El trazado urbano de la época era bastante anárquico, como se demuestra por el hecho de que se ordenó derribar una esquina de la casa del boticario que estaba junto a la iglesia mayor “...por peligro de matarse los ombres de a caballo, ny pasar las carrozas y coches...”.
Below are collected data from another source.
template <bool BT, bool AT>
__global__ __launch_bounds__(256) void wino_in_kernel(const float* __restrict__ x, float* __restrict__ V, float* __restrict__ Va,
                                                      int H, int W, int C, int Cp, int th, int tw, int T, unsigned x_bytes,
                                                      size_t v_ps, size_t va_ps, int D, unsigned long long* __restrict__ bits) {
    const int c4n = Cp >> 2;
    const int idx = blockIdx.x * 256 + threadIdx.x;
    const int q = idx % c4n, t = idx / c4n;
    if (t >= T) return;
    const int j = t % tw, t2 = t / tw;
    const int i = t2 % th, b = t2 / th;
    const int hb = (i % D) + D * 4 * (i / D), wb = (j % D) + D * 4 * (j / D);
    const __amdgpu_buffer_rsrc_t rs = __builtin_amdgcn_make_buffer_rsrc(const_cast<float*>(x), 0, x_bytes, 0x00020000);
    constexpr int LO = BT ? 0 : 1, HI = BT ? 6 : 5;
    f32x4 d[6][6];
#pragma unroll
    for (int r = LO; r < HI; ++r) {
        const int h = hb + D * (r - 1);
        const bool hv = (unsigned)h < (unsigned)H;
#pragma unroll
        for (int s = LO; s < HI; ++s) {
            const int w = wb + D * (s - 1);
            const bool ok = hv && (unsigned)w < (unsigned)W && q * 4 < C;
// ... 29 lines not shown
            a6(c[k][0], c[k][1], c[k][2], c[k][3], u);
#pragma unroll
            for (int l = 0; l < 6; ++l) *reinterpret_cast<f32x4*>(Va + (size_t)(k * 6 + l) * va_ps + row) = u[l];
        }
    }
    if constexpr (BT) {
#pragma unroll
        for (int s = 0; s < 6; ++s) bt6(d[0][s], d[1][s], d[2][s], d[3][s], d[4][s], d[5][s]);
#pragma unroll
        for (int r = 0; r < 6; ++r) {
            bt6(d[r][0], d[r][1], d[r][2], d[r][3], d[r][4], d[r][5]);
#pragma unroll
            for (int s = 0; s < 6; ++s) *reinterpret_cast<f32x4*>(V + (size_t)(r * 6 + s) * v_ps + row) = d[r][s];
        }
    }
}

struct WinoOutArgs {
    const float* M;
    size_t m_ps;
    float* y;
    const float* bias;
    const float* mask;
    const unsigned long long* mask_bits;
    int relu, accum;
    int H, W, N, th, tw, T;
    int D;
    unsigned short* pool_rec;
    int PH, PW;
    const unsigned short* unpool_rec;
    int UH, UW;
};

template <int MODE>
__global__ __launch_bounds__(256) void wino_out_kernel(WinoOutArgs p) {
    const int c4n = p.N >> 2;
    const int idx = blockIdx.x * 256 + threadIdx.x;
    const int q = idx % c4n, t = idx / c4n;
    if (t >= p.T) return;
    const int j = t % p.tw, t2 = t / p.tw;
    const int i = t2 % p.th, b = t2 / p.th;
    const int D = (MODE == 0 || MODE == 1) ? p.D : 1;
    const int hb = (i % D) + D * 4 * (i / D), wb = (j % D) + D * 4 * (j / D);
    const float* src = p.M + (size_t)t * p.N + q * 4;
    f32x4 c[4][6];
#pragma unroll
    for (int s = 0; s < 6; ++s) {
        f32x4 m[6];
#pragma unroll
        for (int r = 0; r < 6; ++r) m[r] = *reinterpret_cast<const f32x4*>(src + (size_t)(r * 6 + s) * p.m_ps);
        f32x4 y[4];
        at4(m[0], m[1], m[2], m[3], m[4], m[5], y);
#pragma unroll
        for (int r = 0; r < 4; ++r) c[r][s] = y[r];
    }
    f32x4 o[4][4];
#pragma unroll
    for (int r = 0; r < 4; ++r) at4(c[r][0], c[r][1], c[r][2], c[r][3], c[r][4], c[r][5], o[r]);

    if constexpr (MODE == 0 || MODE == 2) {
        const f32x4 bv = p.bias ? *reinterpret_cast<const f32x4*>(p.bias + q * 4) : f32x4{0.f, 0.f, 0.f, 0.f};
#pragma unroll
        for (int r = 0; r < 4; ++r)
#pragma unroll
            for (int s = 0; s < 4; ++s) {
                f32x4 v = o[r][s] + bv;
                if (p.relu) {
#pragma unroll
                    for (int e = 0; e < 4; ++e) v[e] = v[e] > 0.f ? v[e] : 0.f;
                }
                o[r][s] = v;
            }
    }
    if constexpr (MODE == 0) {
#pragma unroll
        for (int r = 0; r < 4; ++r) {
            const int h = hb + D * r;
            if (h >= p.H) continue;
#pragma unroll
            for (int s = 0; s < 4; ++s) {
                const int w = wb + D * s;
                if (w < p.W) *reinterpret_cast<f32x4*>(p.y + ((size_t)(b * p.H + h) * p.W + w) * p.N + q * 4) = o[r][s];
            }
        }
    } else if constexpr (MODE == 1) {
        const unsigned long long mbits = p.mask_bits ? p.mask_bits[(size_t)t * c4n + q] : 0ull;
#pragma unroll
        for (int r = 0; r < 4; ++r) {
            const int h = hb + D * r;
            if (h >= p.H) continue;
#pragma unroll
            for (int s = 0; s < 4; ++s) {
                const int w = wb + D * s;
                if (w >= p.W) continue;
                const size_t e0 = ((size_t)(b * p.H + h) * p.W + w) * p.N + q * 4;
                f32x4 v = o[r][s];
                if (p.accum) v += *reinterpret_cast<const f32x4*>(p.y + e0);
                if (p.mask_bits) {
                    const unsigned mb = (unsigned)(mbits >> ((r * 4 + s) * 4)) & 15u;
#pragma unroll
                    for (int e = 0; e < 4; ++e) v[e] = (mb >> e) & 1u ? v[e] : 0.f;
                } else if (p.mask) {
                    const f32x4 mk = *reinterpret_cast<const f32x4*>(p.mask + e0);
#pragma unroll
                    for (int e = 0; e < 4; ++e) v[e] = mk[e] > 0.f ? v[e] : 0.f;
                }
                *reinterpret_cast<f32x4*>(p.y + e0) = v;
            }
        }
    } else if constexpr (MODE == 2) {
#pragma unroll
        for (int wr = 0; wr < 2; ++wr) {
            const int ph = 2 * i + wr;
            if (ph >= p.PH) continue;
            const bool okh = 4 * i + 2 * wr + 1 < p.H;
#pragma unroll
            for (int wc = 0; wc < 2; ++wc) {
                const int pw = 2 * j + wc;
                if (pw >= p.PW) continue;
                const bool okw = 4 * j + 2 * wc + 1 < p.W;
                const bool ok[4] = {true, okw, okh, okw && okh};
                f32x4 mm = o[2 * wr][2 * wc];
                unsigned rec = 0;
#pragma unroll
                for (int e = 0; e < 4; ++e) {
                    unsigned a = 0;
                    float best = mm[e];
#pragma unroll
                    for (int cq = 1; cq < 4; ++cq) {
                        const float v = o[2 * wr + (cq >> 1)][2 * wc + (cq & 1)][e];
                        if (ok[cq] && v > best) { best = v; a = cq; }
                    }
                    mm[e] = best;
                    rec |= (a | (best > 0.f ? 4u : 0u)) << (3 * e);
                }
                const size_t pix = (size_t)(b * p.PH + ph) * p.PW + pw;
                *reinterpret_cast<f32x4*>(p.y + pix * p.N + q * 4) = mm;
                if (p.pool_rec) p.pool_rec[pix * c4n + q] = (unsigned short)rec;
            }
        }
    } else {
#pragma unroll
        for (int r = 0; r < 4; ++r) {
            const int h = 4 * i + r;
            if (h >= p.H) continue;
#pragma unroll
            for (int s = 0; s < 4; ++s) {
                const int w = 4 * j + s;
                if (w >= p.W) continue;
                const unsigned rec = p.unpool_rec[((size_t)(b * p.H + h) * p.W + w) * c4n + q];
#pragma unroll
                for (int cq = 0; cq < 4; ++cq) {
                    const int uh = 2 * h + (cq >> 1), uw = 2 * w + (cq & 1);
                    if (uh >= p.UH || uw >= p.UW) continue;
                    f32x4 v;
#pragma unroll
                    for (int e = 0; e < 4; ++e) {
                        const unsigned re = (rec >> (3 * e)) & 7u;
                        v[e] = ((re & 3u) == (unsigned)cq && (re & 4u)) ? o[r][s][e] : 0.f;
                    }
                    *reinterpret_cast<f32x4*>(p.y + ((size_t)(b * p.UH + uh) * p.UW + uw) * p.N + q * 4) = v;
                }
            }
        }
    }
}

También es digno de reseñar la severidad del protocolo, que obligaba a vestir de negro para poder asistir al alarde de armas.

Si prolijas son las actas capitulares en reseñar los preparativos de la visita, se muestran sin embargo mudas a la hora de aportar datos sobre la estancia del soberano.

Podemos aventurar como fechas posibles de su tránsito por estas tierras las comprendidas entre el 23 de febrero y el 1 de marzo de 1586.

 

 

Y así fue, en definitiva, cómo los almanseños quisieron agasajar a Felipe II, un rey con luces y sombras, pero siempre trabajador infatigable, en cuyos dominios jamás se ponía el sol.